Blondie usually put on a good show, but there was a palpable electric crackle between them and their audience on this night. Even though the Academy's main room is pretty spacious, this was still a more intimate setting when compared to some of the band's previous appearances in Birmingham's largest venues. Big enough to garner an enthusiastic mob, but small enough to allow relatively close proximity to the stage, having the charged feel of a club-gig. Blondie were also fired up for rockin' fun, unavoidably coming on like a greatest hits jukebox, but also tipping in a substantial number of newer songs, some of which have potential for future hook-embedding: "Euphoria" and "Sugar On The Side" continue their old tendency to probe styles a step or two sideways from rock'n'roll, with the latter tune featuring Colombian electronicist Systema Solar, present on the backdrop video.

Otherwise, it was an impeccable rush of classic compositions, from "Hanging On The Telephone" to "Heart Of Glass," "Rapture" to "The Tide Is High," and "Atomic" to "Union City Blue," this last reserved for the three-number encore. There were also a clutch of fresh covers, with gobbets of "(You Gotta) Fight For Your Right (To Party!)" (Beastie Boys), and a locally-targeted resuscitation of "War Pigs" (Black Sabbath).

Such is the enormous legacy of popular hit single Blondie tunes, it's partially frustrating that they don't dig up a few more obscure truffles from their early albums. Ultimately, though, the 90 minute or so set sent the audience reeling with its sheer weight of memory-jerking monsters, drawing in lovers from many zones, including punk, pop, reggae, disco and hip hop. This band always had their fingers on the pulses of emerging scenes, ready to turn the alternative into a still-cool populist plundering.
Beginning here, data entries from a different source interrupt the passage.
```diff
+template <typename T>
+__global__ __launch_bounds__(256) void colsum_narrow_stage1_kernel(int M, int N, const T* X, long ldx, int rows_per_chunk, float* partial) {
+  constexpr int EPC = TT<T>::EPC;
+  __shared__ float red[256][EPC + 1];
+  const int ncg = (N + EPC - 1) / EPC, rpp = 256 / ncg;
+  const int rs = threadIdx.x / ncg, cg = threadIdx.x - rs * ncg;
+  const long r0 = (long)blockIdx.x * rows_per_chunk;
+  long r1 = r0 + rows_per_chunk; if (r1 > M) r1 = M;
+  float a[EPC];
+#pragma unroll
+  for (int e = 0; e < EPC; ++e) a[e] = 0.f;
+  if (rs < rpp) {
+    const T* p = X + cg * EPC;
+    for (long m = r0 + rs; m < r1; m += 4L * rpp) {
+      uint4 u[4];
+#pragma unroll
+      for (int k = 0; k < 4; ++k) {
+        const long r = m + (long)k * rpp;
+        u[k] = r < r1 ? *reinterpret_cast<const uint4*>(p + r * ldx) : make_uint4(0u, 0u, 0u, 0u);
+      }
+#pragma unroll
+      for (int k = 0; k < 4; ++k) {
+        const uint32_t w[4] = {u[k].x, u[k].y, u[k].z, u[k].w};
+        if constexpr (sizeof(T) == 2) {
+#pragma unroll
+          for (int i = 0; i < 4; ++i) { a[2 * i] += __builtin_bit_cast(float, w[i] << 16); a[2 * i + 1] += __builtin_bit_cast(float, w[i] & 0xffff0000u); }
+        } else {
+#pragma unroll
+          for (int i = 0; i < 4; ++i) a[i] += __builtin_bit_cast(float, w[i]);
+        }
+      }
+    }
+  }
+#pragma unroll
+  for (int e = 0; e < EPC; ++e) red[threadIdx.x][e] = a[e];
+  __syncthreads();
+  if ((int)threadIdx.x < N) {
+    const int g = threadIdx.x / EPC, e = threadIdx.x - g * EPC;
+    float v = 0.f;
+    for (int k = 0; k < rpp; ++k) v += red[k * ncg + g][e];
+    partial[(long)blockIdx.x * N + threadIdx.x] = v;
+  }
+}
+static int colsum_narrow_chunks(int M) { int c = (M + 63) / 64; if (c > 1024) c = 1024; if (c < 1) c = 1; return c; }
 
 template <typename T> __device__ __forceinline__ float sum_chunk16(const uint4& v);
 template <> __device__ __forceinline__ float sum_chunk16<float>(const uint4& v) {
@@ -1327,6 +1443,23 @@
 int mvae_scatter_rows_tb(int dtype, const int64_t* idx, int B, int L, int nrows, const void* d, int64_t ldd, int W, float* dtable,
                          void* ws, size_t ws_bytes, void* stream) {
   if (!idx || !d || !dtable || B < 1 || L < 1 || W < 1 || nrows < 1) return MVAE_ERR_INVALID;
+  const size_t lds_whole = (size_t)nrows * W * sizeof(float) + SCATTER_TILE * sizeof(int);
+  if (dtype == MVAE_F32 && W <= 1024 && lds_whole <= SCATTER_LDS_MAX) {
+    const long rows = (long)B * L;
+    long parts = (rows + 63) / 64; if (parts > 512) parts = 512;
+    if (!ws || ws_bytes < (size_t)parts * nrows * W * sizeof(float)) return MVAE_ERR_WORKSPACE;
+    const int rpb = (int)((rows + parts - 1) / parts);
+    hipStream_t st = (hipStream_t)stream;
+    static bool attr_set = false;
+    if (!attr_set) {
+      MVAE_CHECK_HIP(hipFuncSetAttribute(reinterpret_cast<const void*>(scatter_rows_tb_lds_kernel), hipFuncAttributeMaxDynamicSharedMemorySize, (int)SCATTER_LDS_MAX));
+      attr_set = true;
+    }
+    hipLaunchKernelGGL(scatter_rows_tb_lds_kernel, dim3((unsigned)parts), dim3((W + 63) / 64 * 64), lds_whole, st, idx, B, L, nrows, (const float*)d, ldd, W, rpb, (float*)ws);
+    hipLaunchKernelGGL((sum_partials_wide_kernel<64>), dim3((unsigned)(((long)nrows * W + 63) / 64)), dim3(1024), 0, st, (const float*)ws, (int)parts, (long)nrows * W, dtable);
+    MVAE_CHECK_HIP(hipGetLastError());
+    return MVAE_OK;
+  }
   int ws_cols = (48 * 1024) / (nrows * (int)sizeof(float));
   if (ws_cols < 1) return MVAE_ERR_UNSUPPORTED;
   if (ws_cols > W) ws_cols = W;
@@ -1395,6 +1528,22 @@
   else if (dtype == MVAE_BF16) hipLaunchKernelGGL((colsum_t_stage1_kernel<bf16_t>), grid, dim3(256), 0, st, M, N, (const bf16_t*)X, ldx, rpc, (float*)ws);
   else return MVAE_ERR_INVALID;
   hipLaunchKernelGGL(sum_partials_kernel, dim3((unsigned)((N + 63) / 64)), dim3(256), 0, st, (const float*)ws, chunks, (long)N, out);
+  MVAE_CHECK_HIP(hipGetLastError());
+  return MVAE_OK;
+}
+size_t mvae_colsum_narrow_workspace(int M, int N) { return (size_t)colsum_narrow_chunks(M) * (N > 0 ? N : 0) * sizeof(float); }
+int mvae_colsum_narrow(int dtype, int M, int N, const void* X, int64_t ldx, float* out, void* ws, size_t ws_bytes, void* stream) {
+  if (!X || !out || M < 0 || N < 1) return MVAE_ERR_INVALID;
+  if (N > 256) return MVAE_ERR_UNSUPPORTED;
+  if (ldx < N || (ldx % 8) || (reinterpret_cast<uintptr_t>(X) & 15)) return MVAE_ERR_INVALID;
+  if (!ws || ws_bytes < mvae_colsum_narrow_workspace(M, N)) return MVAE_ERR_WORKSPACE;
+  hipStream_t st = (hipStream_t)stream;
+  const int chunks = colsum_narrow_chunks(M);
+  const int rpc = (M + chunks - 1) / chunks;
+  if (dtype == MVAE_F32) hipLaunchKernelGGL((colsum_narrow_stage1_kernel<float>), dim3(chunks), dim3(256), 0, st, M, N, (const float*)X, ldx, rpc, (float*)ws);
+  else if (dtype == MVAE_BF16) hipLaunchKernelGGL((colsum_narrow_stage1_kernel<bf16_t>), dim3(chunks), dim3(256), 0, st, M, N, (const bf16_t*)X, ldx, rpc, (float*)ws);
+  else return MVAE_ERR_INVALID;
+  hipLaunchKernelGGL((sum_partials_wide_kernel<16>), dim3((unsigned)((N + 15) / 16)), dim3(1024), 0, st, (const float*)ws, chunks, (long)N, out);
   MVAE_CHECK_HIP(hipGetLastError());
   return MVAE_OK;
 }
diff --git a/molecular-vae_amd/models.py b/molecular-vae_amd/models.py
--- a/molecular-vae_amd/models.py
+++ b/molecular-vae_amd/models.py
@@ -817,19 +817,25 @@
 
     wg_cap = [0]
 
-    def weight_grads(k):
+    def head_grads():
+        if dt == torch.bfloat16:
+            ops.gemm_tn(dl, hs[-1].view(TB, ldh), grads["decoded_mean.module.0.weight"], Cv, H, TB, lda=ldl, ldb=ldh)
+            if Cv <= 256 and not late_all:
+                ops.colsum_narrow(dl, TB, Cv, grads["decoded_mean.module.0.bias"], ldx=ldl)
+            else:
+                dbp = W("dbout_p", (Cp,))
+                ops.colsum_t(dl, TB, Cp, dbp, ldx=ldl)
+                grads["decoded_mean.module.0.bias"].copy_(dbp[:Cv])
+        else:
+            hsT = W("wg_hsT_out", (H, ldT), dt)
+            ops.cast_transpose(hs[-1].view(TB, ldh), TB, H, dstT=hsT, lds=ldh)
+            ops.gemm_nt(dlT, hsT, grads["decoded_mean.module.0.weight"], Cv, H, TB, lda=ldT, ldb=ldT)
+            ops.rowsum(dlT, Cv, TB, grads["decoded_mean.module.0.bias"])
+
+    def weight_grads(k, head=True):
         with ops._Timed("dec_lstm_wgrad" if (k is None or k == 0) else "dec_lstm_wgrad_deferred"):
-            if k is None or k == 0:
-                if dt == torch.bfloat16:
-                    ops.gemm_tn(dl, hs[-1].view(TB, ldh), grads["decoded_mean.module.0.weight"], Cv, H, TB, lda=ldl, ldb=ldh)
-                    dbp = W("dbout_p", (Cp,))
-                    ops.colsum_t(dl, TB, Cp, dbp, ldx=ldl)
-                    grads["decoded_mean.module.0.bias"].copy_(dbp[:Cv])
-                else:
-                    hsT = W("wg_hsT_out", (H, ldT), dt)
-                    ops.cast_transpose(hs[-1].view(TB, ldh), TB, H, dstT=hsT, lds=ldh)
-                    ops.gemm_nt(dlT, hsT, grads["decoded_mean.module.0.weight"], Cv, H, TB, lda=ldT, ldb=ldT)
-                    ops.rowsum(dlT, Cv, TB, grads["decoded_mean.module.0.bias"])
+            if head and (k is None or k == 0):
+                head_grads()
             layers = range(NL) if k is None else parts[k]
             _lstm_weight_grads(ws, grads, "gru", dt, dev, NL, Lq, B, H, dG, ldg, hs, ldh, layers=layers, max_workgroups=wg_cap[0])
             if k is not None and dp_early:
@@ -850,8 +856,10 @@
                 fstate.park(side, (lambda kk=k: weight_grads(kk)), -1)
             fstate.run_deferred(stage=-1)
         else:
+            fstate.park(side, head_grads, -1)
+            fstate.run_deferred(stage=-1)
             for k in range(len(parts)):
-                fstate.park(side, (lambda kk=k: weight_grads(kk)), 1 if 2 * k >= len(parts) else 0)
+                fstate.park(side, (lambda kk=k: weight_grads(kk, head=False)), 1 if 2 * k >= len(parts) else 0)
     else:
         weight_grads(None)
     dgx0 = W("dgx0", (B, ldg))
diff --git a/molecular-vae_amd/ops.py b/molecular-vae_amd/ops.py
--- a/molecular-vae_amd/ops.py
+++ b/molecular-vae_amd/ops.py
@@ -311,6 +311,14 @@
     ws = Scratch.get(need, X.device)
     check(lib.mvae_colsum_t(dt_code(X.dtype), M, N, ptr(X), X.stride(0) if ldx is None else ldx, ptr(out), ptr(ws), need,
                             stream_ptr()), "mvae_colsum_t")
+
+
+def colsum_narrow(X, M, N, out, ldx=None):
+    lib = L.load()
+    need = lib.mvae_colsum_narrow_workspace(M, N)
+    ws = Scratch.get(need, X.device)
+    check(lib.mvae_colsum_narrow(dt_code(X.dtype), M, N, ptr(X), X.stride(0) if ldx is None else ldx, ptr(out), ptr(ws), need,
+                                 stream_ptr()), "mvae_colsum_narrow")
 
 
 def cast_transpose(src, R, C_, dst=None, dstT=None, lds=None):
```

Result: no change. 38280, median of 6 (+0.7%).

Debbie Harry is a sprightly singer and mover, considering she's on the cusp of being a septuagenarian. Main man Chris Stein kept himself more in the background, sending co-guitarist Tommy Kessler out to the front. Drummer Clem Burke had no such reticence, powering the band with an amazing excess of energy, imprisoned behind his plexiglass screen of onstage sonic containment, spinning his sticks eight feet in the air, but always catching them on the beat. Maybe the entire tour was conducted at this level, but it seemed as though the band were particularly fired up for this performance, eagerly feeding off the rapturous crowd reaction. In the end, this was one of their best gigs on Birmingham soil, and superior to shows that your scribe has also witnessed in other cities.